**WHAT THE TASK REQUIRES**
Using the listing below, return every line that includes "nslabs".

**TASK DATA**
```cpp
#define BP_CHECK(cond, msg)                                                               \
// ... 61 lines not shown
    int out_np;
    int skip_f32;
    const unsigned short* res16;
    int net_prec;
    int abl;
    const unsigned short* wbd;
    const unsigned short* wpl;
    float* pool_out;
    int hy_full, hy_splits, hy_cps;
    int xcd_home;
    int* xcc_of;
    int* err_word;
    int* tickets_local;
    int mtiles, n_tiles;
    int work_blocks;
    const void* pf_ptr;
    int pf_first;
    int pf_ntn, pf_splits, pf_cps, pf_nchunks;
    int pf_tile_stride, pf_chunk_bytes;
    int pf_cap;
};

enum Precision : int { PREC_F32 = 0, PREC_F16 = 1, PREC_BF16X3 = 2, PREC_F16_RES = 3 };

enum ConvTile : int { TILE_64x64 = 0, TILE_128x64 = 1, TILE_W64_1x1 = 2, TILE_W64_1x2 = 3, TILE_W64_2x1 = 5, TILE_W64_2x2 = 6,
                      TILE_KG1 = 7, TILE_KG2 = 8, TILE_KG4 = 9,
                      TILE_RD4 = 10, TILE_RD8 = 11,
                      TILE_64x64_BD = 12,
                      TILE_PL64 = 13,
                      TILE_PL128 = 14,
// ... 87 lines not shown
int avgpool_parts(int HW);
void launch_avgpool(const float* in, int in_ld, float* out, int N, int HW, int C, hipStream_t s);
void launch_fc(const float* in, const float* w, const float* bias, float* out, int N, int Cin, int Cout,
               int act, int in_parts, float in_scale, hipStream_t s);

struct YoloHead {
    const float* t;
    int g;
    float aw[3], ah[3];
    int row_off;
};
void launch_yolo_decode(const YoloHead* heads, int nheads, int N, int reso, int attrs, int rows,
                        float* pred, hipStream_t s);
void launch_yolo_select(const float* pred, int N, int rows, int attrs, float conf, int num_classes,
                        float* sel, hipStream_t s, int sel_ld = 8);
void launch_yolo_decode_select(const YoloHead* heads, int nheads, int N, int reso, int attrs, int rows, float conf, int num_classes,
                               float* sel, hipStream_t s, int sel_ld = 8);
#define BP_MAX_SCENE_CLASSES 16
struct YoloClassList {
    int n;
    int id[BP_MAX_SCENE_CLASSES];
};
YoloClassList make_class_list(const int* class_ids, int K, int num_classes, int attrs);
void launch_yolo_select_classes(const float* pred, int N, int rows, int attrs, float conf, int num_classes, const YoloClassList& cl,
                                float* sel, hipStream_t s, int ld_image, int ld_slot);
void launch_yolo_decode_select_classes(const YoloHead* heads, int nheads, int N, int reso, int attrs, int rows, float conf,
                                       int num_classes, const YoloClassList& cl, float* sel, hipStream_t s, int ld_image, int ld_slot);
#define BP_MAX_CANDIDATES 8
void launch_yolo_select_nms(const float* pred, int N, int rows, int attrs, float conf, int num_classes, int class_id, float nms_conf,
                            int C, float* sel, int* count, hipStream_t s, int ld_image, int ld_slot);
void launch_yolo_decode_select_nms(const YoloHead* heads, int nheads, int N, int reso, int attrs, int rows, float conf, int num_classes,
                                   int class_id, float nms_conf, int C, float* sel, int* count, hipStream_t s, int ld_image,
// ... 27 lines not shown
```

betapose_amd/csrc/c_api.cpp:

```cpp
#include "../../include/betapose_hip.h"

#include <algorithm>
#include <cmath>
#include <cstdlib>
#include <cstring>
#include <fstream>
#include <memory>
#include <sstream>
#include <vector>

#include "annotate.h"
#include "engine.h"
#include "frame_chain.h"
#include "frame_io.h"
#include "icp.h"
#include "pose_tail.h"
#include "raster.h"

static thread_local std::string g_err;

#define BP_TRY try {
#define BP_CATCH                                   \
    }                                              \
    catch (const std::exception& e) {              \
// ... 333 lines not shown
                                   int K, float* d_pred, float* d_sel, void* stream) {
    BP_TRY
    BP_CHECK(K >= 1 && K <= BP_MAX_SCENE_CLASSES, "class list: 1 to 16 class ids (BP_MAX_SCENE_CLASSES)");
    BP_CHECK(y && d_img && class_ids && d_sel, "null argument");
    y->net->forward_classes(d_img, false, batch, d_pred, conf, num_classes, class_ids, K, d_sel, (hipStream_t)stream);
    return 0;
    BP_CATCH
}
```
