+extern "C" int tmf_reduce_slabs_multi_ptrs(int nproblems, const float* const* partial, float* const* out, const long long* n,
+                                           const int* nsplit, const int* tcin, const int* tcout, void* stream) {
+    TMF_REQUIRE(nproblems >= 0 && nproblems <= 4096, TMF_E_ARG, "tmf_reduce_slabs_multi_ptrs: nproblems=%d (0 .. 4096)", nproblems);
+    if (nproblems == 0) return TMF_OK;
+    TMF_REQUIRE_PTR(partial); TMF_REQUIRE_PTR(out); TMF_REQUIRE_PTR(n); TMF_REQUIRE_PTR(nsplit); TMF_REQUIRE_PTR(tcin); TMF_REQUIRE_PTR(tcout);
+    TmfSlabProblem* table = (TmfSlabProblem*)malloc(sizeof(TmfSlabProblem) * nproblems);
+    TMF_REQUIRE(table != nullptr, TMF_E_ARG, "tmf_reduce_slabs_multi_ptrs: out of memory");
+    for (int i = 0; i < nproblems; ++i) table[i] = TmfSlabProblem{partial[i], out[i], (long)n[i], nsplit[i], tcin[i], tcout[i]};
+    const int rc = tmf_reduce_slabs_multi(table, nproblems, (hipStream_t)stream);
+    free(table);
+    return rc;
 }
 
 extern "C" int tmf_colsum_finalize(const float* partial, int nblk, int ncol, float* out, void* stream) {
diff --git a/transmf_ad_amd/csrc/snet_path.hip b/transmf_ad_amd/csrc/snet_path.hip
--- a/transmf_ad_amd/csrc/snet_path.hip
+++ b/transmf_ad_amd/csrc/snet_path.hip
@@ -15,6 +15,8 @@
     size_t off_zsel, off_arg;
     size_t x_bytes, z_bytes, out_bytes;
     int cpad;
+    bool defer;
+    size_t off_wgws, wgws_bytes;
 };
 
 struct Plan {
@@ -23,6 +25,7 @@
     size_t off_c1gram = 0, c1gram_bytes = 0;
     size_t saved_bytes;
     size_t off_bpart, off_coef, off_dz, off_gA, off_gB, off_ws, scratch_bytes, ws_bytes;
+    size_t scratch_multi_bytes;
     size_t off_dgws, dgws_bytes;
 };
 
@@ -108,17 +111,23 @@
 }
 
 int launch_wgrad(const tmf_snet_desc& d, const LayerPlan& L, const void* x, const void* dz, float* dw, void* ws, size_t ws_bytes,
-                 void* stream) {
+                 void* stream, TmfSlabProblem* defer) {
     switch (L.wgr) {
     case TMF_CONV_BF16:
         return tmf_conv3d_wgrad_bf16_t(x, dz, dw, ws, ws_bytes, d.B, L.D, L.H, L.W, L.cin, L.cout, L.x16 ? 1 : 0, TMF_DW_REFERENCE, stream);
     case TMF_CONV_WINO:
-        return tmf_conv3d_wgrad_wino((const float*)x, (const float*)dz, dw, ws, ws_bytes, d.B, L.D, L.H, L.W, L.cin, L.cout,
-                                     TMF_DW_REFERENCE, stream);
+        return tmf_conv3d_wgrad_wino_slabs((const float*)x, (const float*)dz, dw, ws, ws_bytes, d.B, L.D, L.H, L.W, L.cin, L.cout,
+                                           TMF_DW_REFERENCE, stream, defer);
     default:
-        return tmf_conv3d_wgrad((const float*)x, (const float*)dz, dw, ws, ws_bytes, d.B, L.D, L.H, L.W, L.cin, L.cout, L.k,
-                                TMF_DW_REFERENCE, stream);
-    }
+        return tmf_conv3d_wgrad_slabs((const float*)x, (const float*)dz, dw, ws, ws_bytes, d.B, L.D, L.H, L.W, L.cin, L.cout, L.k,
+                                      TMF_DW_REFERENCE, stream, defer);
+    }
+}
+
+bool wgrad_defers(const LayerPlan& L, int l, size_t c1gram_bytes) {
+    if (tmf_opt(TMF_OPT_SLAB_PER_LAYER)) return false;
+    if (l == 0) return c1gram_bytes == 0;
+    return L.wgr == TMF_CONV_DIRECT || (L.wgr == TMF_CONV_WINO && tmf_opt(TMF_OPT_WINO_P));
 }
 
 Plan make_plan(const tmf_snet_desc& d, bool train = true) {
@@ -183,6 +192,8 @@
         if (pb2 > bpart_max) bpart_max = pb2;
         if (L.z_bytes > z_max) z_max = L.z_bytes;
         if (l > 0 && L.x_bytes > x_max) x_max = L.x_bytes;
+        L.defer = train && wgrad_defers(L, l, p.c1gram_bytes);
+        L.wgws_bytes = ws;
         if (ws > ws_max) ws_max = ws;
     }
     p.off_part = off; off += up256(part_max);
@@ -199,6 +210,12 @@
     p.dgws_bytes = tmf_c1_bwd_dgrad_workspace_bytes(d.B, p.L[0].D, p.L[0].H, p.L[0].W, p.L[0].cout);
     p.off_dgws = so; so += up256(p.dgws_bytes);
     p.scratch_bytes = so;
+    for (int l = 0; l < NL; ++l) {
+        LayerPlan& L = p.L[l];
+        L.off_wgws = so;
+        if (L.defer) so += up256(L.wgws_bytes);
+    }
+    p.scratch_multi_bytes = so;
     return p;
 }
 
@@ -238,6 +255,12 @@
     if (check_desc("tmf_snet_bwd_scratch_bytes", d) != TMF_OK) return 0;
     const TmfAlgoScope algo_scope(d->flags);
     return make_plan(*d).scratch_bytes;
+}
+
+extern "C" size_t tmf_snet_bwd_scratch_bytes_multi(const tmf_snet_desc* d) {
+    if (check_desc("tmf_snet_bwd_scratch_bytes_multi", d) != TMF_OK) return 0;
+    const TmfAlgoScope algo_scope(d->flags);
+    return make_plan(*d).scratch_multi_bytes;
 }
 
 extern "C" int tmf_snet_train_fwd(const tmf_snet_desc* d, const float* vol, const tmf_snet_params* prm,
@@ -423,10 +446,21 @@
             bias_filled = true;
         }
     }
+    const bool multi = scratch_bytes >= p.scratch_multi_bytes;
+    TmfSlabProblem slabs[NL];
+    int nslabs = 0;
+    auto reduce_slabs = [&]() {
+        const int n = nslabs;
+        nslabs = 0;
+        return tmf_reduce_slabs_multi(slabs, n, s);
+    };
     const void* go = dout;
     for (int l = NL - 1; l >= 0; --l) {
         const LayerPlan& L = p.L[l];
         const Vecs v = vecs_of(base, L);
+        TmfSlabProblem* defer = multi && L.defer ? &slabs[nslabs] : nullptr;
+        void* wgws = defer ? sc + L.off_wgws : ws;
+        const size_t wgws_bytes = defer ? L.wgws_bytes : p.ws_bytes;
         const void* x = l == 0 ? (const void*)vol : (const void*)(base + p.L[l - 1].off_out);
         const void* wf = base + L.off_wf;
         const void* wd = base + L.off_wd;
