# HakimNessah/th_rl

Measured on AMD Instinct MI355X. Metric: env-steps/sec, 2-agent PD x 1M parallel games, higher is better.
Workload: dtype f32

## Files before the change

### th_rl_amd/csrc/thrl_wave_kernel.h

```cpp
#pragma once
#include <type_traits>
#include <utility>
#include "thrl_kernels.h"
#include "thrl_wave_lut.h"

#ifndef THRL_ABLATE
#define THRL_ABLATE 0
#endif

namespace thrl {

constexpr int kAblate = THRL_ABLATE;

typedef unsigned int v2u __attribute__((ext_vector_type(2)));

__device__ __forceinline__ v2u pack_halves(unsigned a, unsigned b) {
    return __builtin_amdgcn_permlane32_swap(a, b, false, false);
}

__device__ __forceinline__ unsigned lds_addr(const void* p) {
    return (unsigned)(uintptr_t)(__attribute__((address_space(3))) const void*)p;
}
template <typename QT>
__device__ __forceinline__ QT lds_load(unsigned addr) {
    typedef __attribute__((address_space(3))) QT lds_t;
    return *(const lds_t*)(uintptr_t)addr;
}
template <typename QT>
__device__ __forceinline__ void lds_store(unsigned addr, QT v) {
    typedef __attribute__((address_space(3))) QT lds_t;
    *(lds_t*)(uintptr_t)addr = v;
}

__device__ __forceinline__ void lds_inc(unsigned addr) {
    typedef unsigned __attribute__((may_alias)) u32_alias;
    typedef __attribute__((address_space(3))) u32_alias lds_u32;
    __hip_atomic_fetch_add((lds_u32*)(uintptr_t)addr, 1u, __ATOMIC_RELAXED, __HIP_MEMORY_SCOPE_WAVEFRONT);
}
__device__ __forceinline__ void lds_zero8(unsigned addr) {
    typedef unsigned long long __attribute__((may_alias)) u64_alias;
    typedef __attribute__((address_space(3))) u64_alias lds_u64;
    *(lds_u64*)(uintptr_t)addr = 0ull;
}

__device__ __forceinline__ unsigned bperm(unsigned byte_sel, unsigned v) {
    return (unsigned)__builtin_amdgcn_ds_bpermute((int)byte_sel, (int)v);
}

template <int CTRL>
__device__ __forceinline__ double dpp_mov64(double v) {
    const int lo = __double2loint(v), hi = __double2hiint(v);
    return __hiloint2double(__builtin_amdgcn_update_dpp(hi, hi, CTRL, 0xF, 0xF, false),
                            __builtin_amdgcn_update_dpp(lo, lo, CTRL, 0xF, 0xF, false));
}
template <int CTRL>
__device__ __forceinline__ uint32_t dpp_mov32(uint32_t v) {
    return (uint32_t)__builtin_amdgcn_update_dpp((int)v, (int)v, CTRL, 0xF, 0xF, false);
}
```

**WRITTEN RESPONSE**
+    int nslabs = 0;
+        const int n = nslabs;
+        nslabs = 0;
+        TmfSlabProblem* defer = multi && L.defer ? &slabs[nslabs] : nullptr;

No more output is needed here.